# ASSIGNMENT
Copy out, exactly, the first line of the entries below and every line after it through the one containing "if (ws.cap == 4096)".

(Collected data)

cudaError_t nms_launch(const float* blks, int n, int rows, int nc, float conf, float iou, NmsWorkspace& ws, float* det,
                       int* det_count, cudaStream_t s, const int32_t* half) {
  cudaError_t e = cudaMemsetAsync(ws.cand_count, 0, sizeof(int) * n, s);
  if (e != cudaSuccess) return e;
  nms_filter_kernel<<<dim3((rows + 255) / 256, n), 256, 0, s>>>(blks, rows, 5 + nc, conf, half, ws.cand, ws.cand_count,
                                                                 ws.cap);
  nms_overflow_kernel<<<n, 1024, 0, s>>>(blks, rows, 5 + nc, conf, half, ws.cand, ws.cand_count, ws.cand_total, ws.cap);
  if (ws.cap == 4096) nms_sort_kernel<4096><<<n, 1024, 0, s>>>(ws.cand, ws.cand_count, ws.sorted, ws.cap);
  else if (ws.cap == 1024) nms_sort_kernel<1024><<<n, 1024, 0, s>>>(ws.cand, ws.cand_count, ws.sorted, ws.cap);
  else return cudaErrorInvalidValue;
  const int blocks = ws.cap / 64;
  nms_mask_kernel<<<dim3(blocks, blocks, n), 64, 0, s>>>(ws.sorted, ws.cand_count, ws.mask, ws.cap, iou);
  if (ws.cap > 4096) return cudaErrorInvalidValue;
  nms_scan_kernel<<<n, 64, 0, s>>>(ws.sorted, ws.cand_count, ws.mask, ws.cap, det, det_count);
  return cudaGetLastError();
}


__device__ __forceinline__ int uf_find(const int* L, int a) {
  int p = L[a];
  while (p != a) {
    a = p;
    p = L[a];
  }
  return a;
}
__device__ __forceinline__ void uf_union(int* L, int a, int b) {
  bool done;
  do {
    a = uf_find(L, a);
    b = uf_find(L, b);
    if (a < b) {
      const int old = atomicMin(&L[b], a);
      done = old == b;
      b = old;
    } else if (b < a) {
      const int old = atomicMin(&L[a], b);
      done = old == a;
      a = old;
    } else {
      done = true;
    }
  } while (!done);
}

constexpr int kCclTile = 32;
constexpr int kScanSeg = 2048;

__global__ void __launch_bounds__(1024) ccl_local_kernel(const uint8_t* __restrict__ img, int h, int w,
                                                         int* __restrict__ Lall, int* __restrict__ keymin_all) {
  __shared__ int s[kCclTile * kCclTile];
  const int page = blockIdx.z;
  const int lx = threadIdx.x & 31, ly = threadIdx.x >> 5;
  const int x = blockIdx.x * kCclTile + lx, y = blockIdx.y * kCclTile + ly;
  const bool inb = x < w && y < h;
  const size_t o = size_t(page) * h * w;
  const int l = threadIdx.x;
  const bool fg = inb && img[o + size_t(y) * w + x] != 0;
  const unsigned m = __ballot_sync(0xffffffffu, fg);
  const unsigned zeros_below = ~m & ((1u << lx) - 1u);
  const int start = zeros_below ? 32 - __clz(zeros_below) : 0;
  s[l] = fg ? (ly << 5) + start : -1;
  __syncthreads();
  if (fg && ly > 0) {
    const bool un = s[l - 32] >= 0;
    if (un) {
      const bool first = (lx == start) || s[l - 33] < 0;
      if (first) uf_union(s, l, l - 32);
    } else {
      if (lx > 0 && s[l - 33] >= 0) uf_union(s, l, l - 33);
      if (lx < 31 && s[l - 31] >= 0) uf_union(s, l, l - 31);
    }
  }
  __syncthreads();
  if (inb) {
    int g = -1;
    if (fg) {
      const int r = uf_find(s, l);
      g = (blockIdx.y * kCclTile + (r >> 5)) * w + blockIdx.x * kCclTile + (r & 31);
    }
    Lall[o + size_t(y) * w + x] = g;
    keymin_all[o + size_t(y) * w + x] = INT_MAX;
  }
}

__global__ void ccl_border_kernel(int h, int w, int* __restrict__ Lall) {
  const int page = blockIdx.y;
  int* L = Lall + size_t(page) * h * w;
  const int nvl = (w - 1) / kCclTile;
  const int nhl = (h - 1) / kCclTile;
  const int i = blockIdx.x * blockDim.x + threadIdx.x;
  if (i < nvl * h) {
    const int x = (i / h + 1) * kCclTile, y = i % h;
    const int p = y * w + x;
    if (L[p] < 0) return;
    if (L[p - 1] >= 0) uf_union(L, p, p - 1);
    if (y > 0 && L[p - w - 1] >= 0) uf_union(L, p, p - w - 1);
    if (y + 1 < h && L[p + w - 1] >= 0) uf_union(L, p, p + w - 1);
  } else if (i < nvl * h + nhl * w) {
    const int j = i - nvl * h;
    const int y = (j / w + 1) * kCclTile, x = j % w;
    const int p = y * w + x;
    if (L[p] < 0) return;
    if (L[p - w] >= 0) uf_union(L, p, p - w);
    if (x > 0 && L[p - w - 1] >= 0) uf_union(L, p, p - w - 1);
    if (x + 1 < w && L[p - w + 1] >= 0) uf_union(L, p, p - w + 1);
  }
}

__global__ void ccl_flatten_key_kernel(int h, int w, int* __restrict__ Lall, int* __restrict__ keymin_all) {
  const int page = blockIdx.y;
  const int p = blockIdx.x * blockDim.x + threadIdx.x;
  const int hw = h * w;
  if (p >= hw) return;
  int* L = Lall + size_t(page) * hw;
  if (L[p] < 0) return;
  const int r = uf_find(L, p);
  L[p] = r;
  const int y = p / w, x = p - y * w;
  if ((y >> 1) == ((r / w) >> 1)) atomicMin(&keymin_all[size_t(page) * hw + r], x >> 1);
}

__global__ void ccl_markfirst_kernel(int h, int w, const int* __restrict__ Lall, const int* __restrict__ keymin_all,
                                     int* __restrict__ bflag_all) {
  const int page = blockIdx.y;
  const int p = blockIdx.x * blockDim.x + threadIdx.x;
  const int hw = h * w;
  if (p >= hw) return;
  const size_t o = size_t(page) * hw;
  if (Lall[o + p] == p) {
    const int bw = (w + 1) / 2;
    bflag_all[o + ((p / w) >> 1) * bw + keymin_all[o + p]] = 1;
  }
}

__global__ void __launch_bounds__(256) ccl_scan_seg_kernel(int h, int w, int* __restrict__ bflag_all, int* __restrict__ segsum,
                                                           int nseg) {
  __shared__ int wsum[8];
  const int page = blockIdx.y, seg = blockIdx.x;
  const int nb = ((h + 1) / 2) * ((w + 1) / 2);
  int* f = bflag_all + size_t(page) * h * w + size_t(seg) * kScanSeg;
  const int base = seg * kScanSeg;
  const int lane = threadIdx.x & 31, warp = threadIdx.x >> 5;
  int v[8], t = 0;
  const int i0 = threadIdx.x * 8;
#pragma unroll
  for (int e = 0; e < 8; ++e) {
    v[e] = (base + i0 + e < nb) ? f[i0 + e] : 0;
    t += v[e];
  }
  int incl = t;
#pragma unroll
  for (int off = 1; off < 32; off <<= 1) {
    const int u = __shfl_up_sync(0xffffffffu, incl, off);
    if (lane >= off) incl += u;
  }
  if (lane == 31) wsum[warp] = incl;
  __syncthreads();
  int woff = 0;
  for (int k = 0; k < warp; ++k) woff += wsum[k];
  int run = woff + incl - t;
#pragma unroll
  for (int e = 0; e < 8; ++e) {
    if (base + i0 + e < nb) f[i0 + e] = run;
    run += v[e];
  }
  if (threadIdx.x == 255) segsum[page * nseg + seg] = woff + incl;
}
__global__ void __launch_bounds__(1024) ccl_scan_top_kernel(int* __restrict__ segsum, int nseg, int* __restrict__ n_labels) {
  __shared__ int part[1024];
  const int page = blockIdx.x;
  int* sgs = segsum + size_t(page) * nseg;
  int carry = 0;
  for (int c0 = 0; c0 < nseg; c0 += 4096) {
    int v[4], loc = 0;
#pragma unroll
    for (int k = 0; k < 4; ++k) {
      const int i = c0 + threadIdx.x * 4 + k;
      v[k] = i < nseg ? sgs[i] : 0;
      loc += v[k];
    }
    part[threadIdx.x] = loc;
    __syncthreads();
    for (int off = 1; off < 1024; off <<= 1) {
      int u = 0;
      if (threadIdx.x >= off) u = part[threadIdx.x - off];
      __syncthreads();
      part[threadIdx.x] += u;
      __syncthreads();
    }
    int run = carry + part[threadIdx.x] - loc;
#pragma unroll
    for (int k = 0; k < 4; ++k) {
      const int i = c0 + threadIdx.x * 4 + k;
      if (i < nseg) sgs[i] = run;
      run += v[k];
    }
    carry += part[1023];
    __syncthreads();
  }
  if (threadIdx.x == 0) n_labels[page] = carry + 1;
}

# TASK SOLUTION
cudaError_t nms_launch(const float* blks, int n, int rows, int nc, float conf, float iou, NmsWorkspace& ws, float* det,
                       int* det_count, cudaStream_t s, const int32_t* half) {
  cudaError_t e = cudaMemsetAsync(ws.cand_count, 0, sizeof(int) * n, s);
  if (e != cudaSuccess) return e;
  nms_filter_kernel<<<dim3((rows + 255) / 256, n), 256, 0, s>>>(blks, rows, 5 + nc, conf, half, ws.cand, ws.cand_count,
                                                                 ws.cap);
  nms_overflow_kernel<<<n, 1024, 0, s>>>(blks, rows, 5 + nc, conf, half, ws.cand, ws.cand_count, ws.cand_total, ws.cap);
  if (ws.cap == 4096) nms_sort_kernel<4096><<<n, 1024, 0, s>>>(ws.cand, ws.cand_count, ws.sorted, ws.cap);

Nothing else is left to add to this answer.